BEGIN Supplied data

@@ -588,6 +623,9 @@
         if (!more) break;
         v = vn;
         tc = tn;
+        if (CLS == 1) {
+            cls1 = cls1n; fa0 = fa0n; b0 = b0n; woff = woffn; poff = poffn;
+        }
     }
     asm volatile("s_waitcnt vmcnt(0)" ::: "memory");
 }
@@ -1578,9 +1616,15 @@
 #define GHM_CLS_CASE(NP_, C_)                                                                                                     \
             if constexpr (BM == 64 || C_ == 2)                                                                                    \
                 if (np == NP_ && cls == C_) {                                                                                     \
-                    if (int e = sp_set_lds(sp_conv2_kernel<KS, ST, BM, RT, WM, WN, POOL, TW, NP_, 0, C_>, lds)) return e;         \
-                    hipLaunchKernelGGL((sp_conv2_kernel<KS, ST, BM, RT, WM, WN, POOL, TW, NP_, 0, C_>), g, dim3(WM * WN * 64), lds, \
-                                       ctx->stream, a);                                                                           \
+                    if (BM == 64 && (int)g.x < a.ntiles) {                                                 \
+                        if (int e = sp_set_lds(sp_conv2_kernel<KS, ST, BM, RT, WM, WN, POOL, TW, NP_, 0, C_, BM == 64>, lds)) return e; \
+                        hipLaunchKernelGGL((sp_conv2_kernel<KS, ST, BM, RT, WM, WN, POOL, TW, NP_, 0, C_, BM == 64>), g,          \
+                                           dim3(WM * WN * 64), lds, ctx->stream, a);                                              \
+                    } else {                                                                                                      \
+                        if (int e = sp_set_lds(sp_conv2_kernel<KS, ST, BM, RT, WM, WN, POOL, TW, NP_, 0, C_, false>, lds)) return e; \
+                        hipLaunchKernelGGL((sp_conv2_kernel<KS, ST, BM, RT, WM, WN, POOL, TW, NP_, 0, C_, false>), g,             \
+                                           dim3(WM * WN * 64), lds, ctx->stream, a);                                              \
+                    }                                                                                                             \
                     GHM_LAUNCH_CHECK();                                                                                           \
                     return 0;                                                                                                     \
                 }
@@ -1641,7 +1685,7 @@
     GHM_CHECK(pool || a.out || a.out_q, "split-fp32 convolution: no output");
     GHM_CHECK(!(a.accumulate && !a.out), "accumulate needs the fp32 output");
     GHM_CHECK(!a.out_q || (a.R % 8 == 0 && ((uintptr_t)a.out_q & 15) == 0), "q output: a multiple of 8 channels, 16-byte aligned");
-    const dim3 g(cls ? pl.grid : pl.blocks, pl.splits);
+    const dim3 g(pl.blocks, pl.splits);
     a.ntiles = pl.grid;
 #define GHM_SP_CASE(KS_, ST_, BM_, RT_, WM_, WN_, POOL_, TW_)                                                    \
     if (ks == KS_ && st == ST_ && pl.bm == BM_ && pl.rt == RT_ && pl.wm == WM_ && pl.wn == WN_ && pool == POOL_ && pl.tw == TW_) {  \
@@ -2090,16 +2134,62 @@
     return sp_launch_conv(ctx, pl, a, d->kh, 1, dyq ? nullptr : dy, d->y_nstride, false);
 }
 
+static bool sp_blconv_persist() { return GHM_OPT("GHM_BLCONV_NO_PERSIST") == nullptr; }
+
+static SpPlan sp_plan_blconv_fwd(const ghm_conv_desc* d, int num_cu, int np, int* group) {
+    SpPlan pl = sp_plan(d->N, d->C, d->Ho, d->Wo, d->K, 3, 1, num_cu, np, true);
+    if (!pl.ok) return pl;
+    const int nslabs = d->C / 16;
+    if (pl.splits == 1 && pl.grid <= num_cu && nslabs >= 16 && !GHM_OPT("GHM_BLCONV_NO_SPLITK")) {
+        pl.splits = 2;
+        pl.slabs_per_split = (nslabs + 1) / 2;
+    }
+    if (pl.splits > 1 || !sp_blconv_persist()) pl.blocks = pl.grid;
+    int gs = 0;
+    if (pl.blocks == pl.grid) {
+        const int ntr = (d->K + pl.bm - 1) / pl.bm, per = pl.grid / ntr;
+        gs = 8;
+        while (gs * 2 * ntr <= 2 * num_cu && per % (gs * 2) == 0) gs *= 2;
+        if (per % gs) gs = per;
+        if (const char* f = GHM_OPT("GHM_BLCONV_GROUP")) gs = (atoi(f) > 0 && per % atoi(f) == 0) ? atoi(f) : per;
+    }
+    if (group) *group = gs;
+    return pl;
+}
+
+static SpPlan sp_plan_blconv_dgrad(const ghm_conv_desc* d, int num_cu, int np) {
+    SpPlan pl = sp_plan(d->N, d->K, d->H, d->W, d->C, 3, 1, num_cu, np, GHM_OPT("GHM_BLCONV_DGRAD_BM64") != nullptr);
+    if (!sp_blconv_persist()) {
+        pl.blocks = pl.grid;
+        return pl;
+    }
+    if (pl.ok && pl.bm == 128) {
+        const SpPlan p64 = sp_plan(d->N, d->K, d->H, d->W, d->C, 3, 1, num_cu, np, true);
+        if (p64.ok && p64.tw == 32 && p64.splits == 1 && p64.blocks < p64.grid && p64.grid >= 2 * p64.blocks) pl = p64;
+    }
+    return pl;
+}
+
+int ghm_blconv_split_plan(const ghm_conv_desc* d, int32_t kind, int32_t pieces, int32_t* out) {
+    GHM_CHECK(d && out && (kind == 0 || kind == 1), "ghm_blconv_split_plan: descriptor, forward or data gradient, six ints");
+    GHM_SP_PIECES_OK(pieces);
+    GHM_CHECK(ghm_blconv_split_supported(d, kind), "ghm_blconv_split_plan: geometry not served (ask ghm_blconv_split_supported)");
+    int gs = 0;
+    const SpPlan pl = kind == 0 ? sp_plan_blconv_fwd(d, ghm_plan_cus(), pieces, &gs) : sp_plan_blconv_dgrad(d, ghm_plan_cus(), pieces);
+    out[0] = pl.bm; out[1] = pl.grid; out[2] = pl.blocks; out[3] = pl.splits; out[4] = pl.slabs_per_split; out[5] = gs;
+    return 0;
+}
+
 int ghm_blconv_split_supported(const ghm_conv_desc* d, int32_t kind) {
     if (!d || d->kh != 3 || d->kw != 3 || d->stride != 1 || d->pad != 1 || d->K % 4 || GHM_OPT("GHM_BLCONV_NO_SKIP")) return 0;
     const int ck = d->K / 4;
     if (ck % 64) return 0;
     if (kind == 0) {
-        const SpPlan pl = sp_plan(d->N, d->C, d->Ho, d->Wo, d->K, 3, 1, ghm_plan_cus(), 3, true);
+        const SpPlan pl = sp_plan_blconv_fwd(d, ghm_plan_cus(), 3, nullptr);
         return sp_fwd_geom(d) && pl.ok && pl.tw == 32 && pl.bm == 64;
     }
     if (kind == 1) {
-        const SpPlan pl = sp_plan(d->N, d->K, d->H, d->W, d->C, 3, 1, ghm_plan_cus(), 3, GHM_OPT("GHM_BLCONV_DGRAD_BM64") != nullptr);
+        const SpPlan pl = sp_plan_blconv_dgrad(d, ghm_plan_cus(), 3);
         return sp_fwd_geom(d) && pl.ok && pl.tw == 32;
     }
     if (kind == 2) {
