# deno750/TSP_Optimization

Measured on AMD Instinct MI355X. Metric: 2opt_edge_pair_evals_per_sec, higher is better.
Workload: dtype f64

## Files before the change

tsp_optimization_amd/csrc/tsp_internal.hpp:

```cpp
#pragma once
#include <hip/hip_runtime.h>
#include <time.h>

#include <cstdint>
#include <cstdio>
#include <cstdlib>
#include <cstring>
#include <type_traits>
#include <vector>

#include "../../include/tsp_hip.h"
#include "tsp_dist.hpp"
#include "exh_arith.hpp"
#include "exh_decide.hpp"

namespace tsp {

struct alignas(16) Partial {
    double delta;
    int i, j;
};
static_assert(sizeof(Partial) == 16, "Partial must be 16 bytes");

struct alignas(16) TourState {
    int ci, cj;
    int chunk_rows;
    int done;
    double obj;
    double seen_cost;
    long long sweeps, evals, moves, reversed, pairs_scanned, steps;
    int parity, pending, mv_pa, mv_pb;
    long long lane_pairs, tier1_pairs, exact_pairs, staged_recs;
    int hit_rows;
    int open;
    int pad1, pad2;
};

constexpr int kScanThreads = 256;
constexpr int kApplyThreads = 1024;

}

#define TSP_SWITCH_LIST(X)                                                                                                  \
    X(ENGINE) X(CLUSTER_BLOCKS) X(CLUSTER_MIN_ROWS) X(CLUSTER_MAX_ROWS) X(CLUSTER_HIT_CAP) X(CLUSTER_SPIN_LIMIT)            \
    X(CLUSTER_SPIN_MS) X(CLUSTER_COPIES) X(CLUSTER_TILE_ROWS) X(CLUSTER_XCD_LOCAL) X(CLUSTER_ALLOW_OVERSUB) X(CLUSTER_DEBUG) X(CLUSTER_PROBE) X(CLUSTER_FIRST_SORTED) X(TABU_DENSE)     \
    X(LDS_PROBE) X(LDS_MIN_ROWS) X(LDS_EDGE_CACHE) X(NO_ICOORD) X(NO_FILTER) X(NO_PRUNE) X(SORTED_MIN_N)      \
    X(SWEEP_BLOCKS) X(SWEEP_TABLE) X(BEST_ROWS_PER_BLOCK) X(BEST_RECS) X(FIRST_GRID_ROWS) X(FIRST_MIN_ROWS)                \
    X(FIRST_MAX_ROWS) X(CONSTRUCT_GLOBAL) X(CONSTRUCT_NN) X(CLUSTER_FS_ROWS) X(LDS_F32_MIN_N) X(EXH_POS) X(TABU_INKERNEL) X(OROPT_FULL)
namespace tsp {
enum SwitchId {
#define TSP_SW_ENUM(name) SW_##name,
    TSP_SWITCH_LIST(TSP_SW_ENUM)
#undef TSP_SW_ENUM
    SW_COUNT
};
struct Switches {
    int v[SW_COUNT];
    bool has[SW_COUNT];
    int get(SwitchId k, int dflt) const { return has[k] ? v[k] : dflt; }
};
void read_switches(Switches *sw);
}
#define TSP_SW(inst_, NAME, dflt) ((inst_)->sw.get(tsp::SW_##NAME, (dflt)))


struct tsp_dev_ctx {
    int device = 0;
    hipStream_t stream = nullptr;
// ... 80 lines not shown
    bool exh_hot = false;
    int exh_share[4] = {0, 0, 0, 0};
    int exh_gens = 0;
    tsp::ExhDeal *d_exh_deal = nullptr;
    tsp::ExhCand *d_exh_cand = nullptr;
    int exh_lds = 0;
    int exh_blocks = 0;
    int *d_pairtab = nullptr;
    int *d_ticket = nullptr;
    int *d_row_ticket = nullptr;
    tsp::Partial *d_row_slot = nullptr;
    int *d_row_evals = nullptr;
    int max_tile_rows = 0;
    int *d_slot_evals = nullptr;
    unsigned long long *d_cl_slots = nullptr;
    size_t cl_slot_words = 0;
    int cl_C = 0;
    long long *d_cl_stats = nullptr;
    unsigned cl_epoch = 0;
    int *d_cl_pairtab = nullptr;
    int cl_ntests = 0;
    int *d_order_snap = nullptr;
    std::vector<double> h_obj_snap;
    int *d_kick_result = nullptr;
    int *h_kick_result = nullptr;
    int *d_chain = nullptr, *h_chain = nullptr;
    bool h_state_fresh = false;
    int *h_cl_err = nullptr;
    bool tabu_list_run = false;
    int *d_order0 = nullptr;
    std::vector<double> h_obj0;
    std::vector<int> h_order_buf;
    tsp::TourState *h_state = nullptr;
    int first_grid_rows = 32;
    int first_max_rows2 = 2048;
    int first_min_rows = 8;
    int best_rows_per_block = 32;
    int use_recs = 1;
    double device_ms = 0.0;
};
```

END Supplied data

- **Exercise details**
Select every line above that contains the word "Partial", and copy it.

- **Response**
struct alignas(16) Partial {
static_assert(sizeof(Partial) == 16, "Partial must be 16 bytes");
    tsp::Partial *d_row_slot = nullptr;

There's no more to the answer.